Receptor tyrosine kinases (RTKs) are high-affinity
cell surface receptors for many
polypeptide growth factors,
cytokines and
hormones. RTKs are not only key regulators of normal cellular processes, but are also involved in the progression of many types of
tumors, and responses to various biotic and abiotic stresses. Catfish is a primary aquaculture species in the United States, while its industry is drastically hindered by several major diseases including enteric
septicemia of catfish (ESC) that is caused by Edwardsiella ictaluri. Disease outbreaks are often accompanied by hypoxic stress, which affects the performance and survival of fish by reducing
disease resistance. In this study, we identified 26 RTK oncogenes in the channel catfish genome, and determined their expression profiles after ESC
infection and hypoxic stress. The 26 RTK genes were divided into four subfamilies according to phylogenetic analysis, including TIE (2 genes), ErbB (6 genes), EPH (14 genes), and INSR (4 genes).
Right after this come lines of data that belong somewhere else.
@@ -110,6 +111,7 @@
     bool xcd_swizzle;
     bool ce_separate;
     bool event_fence;
+    bool prep_fuse;
     bool aux_hoist;
     bool test_stack_gives_up;
 };
diff --git a/qpnet_amd/csrc/train_fwd.hip b/qpnet_amd/csrc/train_fwd.hip
--- a/qpnet_amd/csrc/train_fwd.hip
+++ b/qpnet_amd/csrc/train_fwd.hip
@@ -5,6 +5,7 @@
 __device__ __forceinline__ float tanhf_(float z) { return 2.0f * __builtin_amdgcn_rcpf(1.0f + __expf(-2.0f * z)) - 1.0f; }
 
 #define AUXP_FPB 8
+template <bool BIAS>
 __device__ __forceinline__ void aux_proj_block(const TrainParams& p, const AuxGeom& ag, int fxb, int l, int b, float* sm) {
     const int fx0 = fxb * AUXP_FPB, tid = threadIdx.x, n = tid & 127, fh = tid >> 7, C = p.C, A = p.A, CA = C * A;
     float* Va = sm; float* hs = sm + 2 * CA;
@@ -33,35 +34,29 @@
     float* out = p.PA + ((size_t)(l * p.B + b) * (p.nfr + 1) + fx0 + 4 * fh) * 2 * C + n;
 #pragma unroll
     for (int f = 0; f < 4; ++f) if (fx0 + 4 * fh + f <= p.nfr) out[(size_t)f * 2 * C] = acc[f];
-    if (fxb == 0 && b == 0 && fh == 0) p.bp[ag.bias1[l] + n] += p.flat[p.up_b] * vs;
-}
-
-__global__ __launch_bounds__(256) void k_train_prep(TrainParams p, AuxGeom ag, int nprep) {
-    const int b = blockIdx.y;
-    if ((int)blockIdx.x >= nprep) {
-        extern __shared__ float sm[];
-        const int idx = blockIdx.x - nprep, nfxb = (p.nfr + 1 + AUXP_FPB - 1) / AUXP_FPB;
-        aux_proj_block(p, ag, idx % nfxb, idx / nfxb, b, sm);
-        return;
-    }
+    if (BIAS && fxb == 0 && b == 0 && fh == 0) p.bp[ag.bias1[l] + n] += p.flat[p.up_b] * vs;
+}
+
+template <bool X0>
+__device__ __forceinline__ void prep_items(const TrainParams& p, const int bx, const int nprep, const int b) {
     const int C = p.C, Q = p.Q, N1 = p.N1, Ap = p.Ap;
     const int C4 = C / 4, A4 = Ap / 4;
     const int nX = N1 * C4, nH = p.hoist ? 0 : N1 * A4;
     const int total = nX + nH + N1 * p.L;
     if (p.hoist && b == 0)
-        for (int n = blockIdx.x * 256 + threadIdx.x; n < N1 + 16; n += nprep * 256) {
+        for (int n = bx * 256 + threadIdx.x; n < N1 + 16; n += nprep * 256) {
             const int q = p.F * p.U - N1 + n, j = q - (q / p.U) * p.U;
             p.WJ[n] = make_float2(p.flat[p.up_w + j], __int_as_float(j));
         }
-    if (p.qctl && blockIdx.x == 0 && b == 0 && threadIdx.x < 32) p.qctl[threadIdx.x < 16 ? threadIdx.x : 1024 + (threadIdx.x - 16) * TR_QHEAD_STRIDE] = 0u;
+    if (p.qctl && bx == 0 && b == 0 && threadIdx.x < 32) p.qctl[threadIdx.x < 16 ? threadIdx.x : 1024 + (threadIdx.x - 16) * TR_QHEAD_STRIDE] = 0u;
     if (p.qtab && b == 0)
-        for (int pos = blockIdx.x * 256 + threadIdx.x; pos <= p.qtotal; pos += nprep * 256) {
+        for (int pos = bx * 256 + threadIdx.x; pos <= p.qtotal; pos += nprep * 256) {
             int4 ea, eb; tr_queue_entry_fwd(p, pos, ea, eb);
             p.qtab[2 * pos] = ea; p.qtab[2 * pos + 1] = eb;
             if (p.qtab_b) { tr_queue_entry_bwd(p, pos, ea, eb); p.qtab_b[2 * pos] = ea; p.qtab_b[2 * pos + 1] = eb; }
         }
-    for (int it = blockIdx.x * 256 + threadIdx.x; it < total; it += nprep * 256) {
-        if (it < nX) {
+    for (int it = (X0 ? 0 : nX) + bx * 256 + threadIdx.x; it < total; it += nprep * 256) {
+        if (X0 && it < nX) {
             const int n = it / C4, c = (it - n * C4) * 4;
             const int64_t xo = (int64_t)p.T - p.N0 + n;
             int64_t s0 = p.x[(size_t)b * p.T + xo] % Q, s1 = p.x[(size_t)b * p.T + xo + 1] % Q;
@@ -104,6 +99,115 @@
             p.TAP[ly.tap_off + (size_t)b * N1 + n] = tap;
         }
     }
+}
+__global__ __launch_bounds__(256) void k_train_prep(TrainParams p, AuxGeom ag, int nprep) {
+    const int b = blockIdx.y;
+    if ((int)blockIdx.x >= nprep) {
+        extern __shared__ float sm[];
+        const int idx = blockIdx.x - nprep, nfxb = (p.nfr + 1 + AUXP_FPB - 1) / AUXP_FPB;
+        aux_proj_block<true>(p, ag, idx % nfxb, idx / nfxb, b, sm);
+        return;
+    }
+    prep_items<true>(p, blockIdx.x, nprep, b);
+}
+
+#ifndef X0_CS
+#define X0_CS 16
+#define X0_ST 17
+#endif
+#define X0_RPG 512
+struct StepPrepPlan { int nx0, rpg, naux, nbias, nwt, nprep; };
+
+__device__ __forceinline__ void x0_block(const TrainParams& p, const int blk, const int rpg, float* sm) {
+    const int C = p.C, Q = p.Q, N1 = p.N1, tid = threadIdx.x;
+    const int nsl = C / X0_CS, grp = blk / nsl, c0 = (blk - grp * nsl) * X0_CS;
+    const int R = p.B * N1, r0 = grp * rpg, nr = R - r0 < rpg ? R - r0 : rpg;
+    float* tab = sm; int* cls = (int*)(sm + 2 * Q * X0_ST);
+    const float4* src = (const float4*)(p.flat + p.causal_w + (size_t)c0 * Q * 2);
+    const int n4 = X0_CS * Q / 2;
+    const float bb = p.flat[p.causal_b + c0 + (tid & (X0_CS - 1))];
+    for (int base = 0; base < n4; base += 256 * 8) {
+        float4 v[8];
+#pragma unroll
+        for (int k = 0; k < 8; ++k) { const int e4 = base + 256 * k + tid; v[k] = src[e4 < n4 ? e4 : 0]; }
+        if (base == 0)
+            for (int j = tid; j < nr; j += 256) {
+                const int r = r0 + j, b = r / N1, n = r - b * N1;
+                const int64_t xo = (int64_t)p.T - p.N0 + n;
+                int64_t s0 = p.x[(size_t)b * p.T + xo] % Q, s1 = p.x[(size_t)b * p.T + xo + 1] % Q;
+                if (s0 < 0) s0 += Q;
+                if (s1 < 0) s1 += Q;
+                cls[j] = (int)s0; cls[rpg + j] = (int)s1;
+            }
+#pragma unroll
+        for (int k = 0; k < 8; ++k) {
+            const int e4 = base + 256 * k + tid;
+            if (e4 < n4) {
+                const int e = 4 * e4, cl = e / (2 * Q), q = (e - cl * 2 * Q) >> 1;
+                float* d = tab + q * X0_ST + cl;
+                d[0] = v[k].x; d[Q * X0_ST] = v[k].y; d[X0_ST] = v[k].z; d[(Q + 1) * X0_ST] = v[k].w;
+            }
+        }
+    }
+    __syncthreads();
+    const int c = tid & (X0_CS - 1);
+    for (int j = tid / X0_CS; j < nr; j += 256 / X0_CS) {
+        const int s0 = cls[j], s1 = cls[rpg + j], r = r0 + j;
+        p.X[(size_t)r * C + c0 + c] = (tab[s0 * X0_ST + c] + tab[(Q + s1) * X0_ST + c]) + bb;
+        if (c0 == 0 && c == 0) {
+            const int b = r / N1, n = r - b * N1;
+            p.XC[(size_t)b * (N1 + 1) + n] = s0; if (n == N1 - 1) p.XC[(size_t)b * (N1 + 1) + N1] = s1;
+        }
+    }
+}
+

All identified RTKs possess a similar molecular architecture including
ligand-binding domains, a single transmembrane helix and a cytoplasmic region, which suggests that these genes could play conserved biological roles. The expression analysis revealed that eight RTKs were significantly regulated after
bacterial infection, with dramatic induction of
insulin receptor genes including INSRb, IGF1Ra, and IGF1Rb. Upon hypoxic stress, EPHB3a, EGFR, ErbB4b, and IGF1Rb were expressed at higher levels in the tolerant catfish, while EPHA2a, EPHA2, TIE1 and INSRa were expressed at higher levels in the intolerant catfish. These results suggested the involvement of RTKs in immune responses and hypoxic tolerance.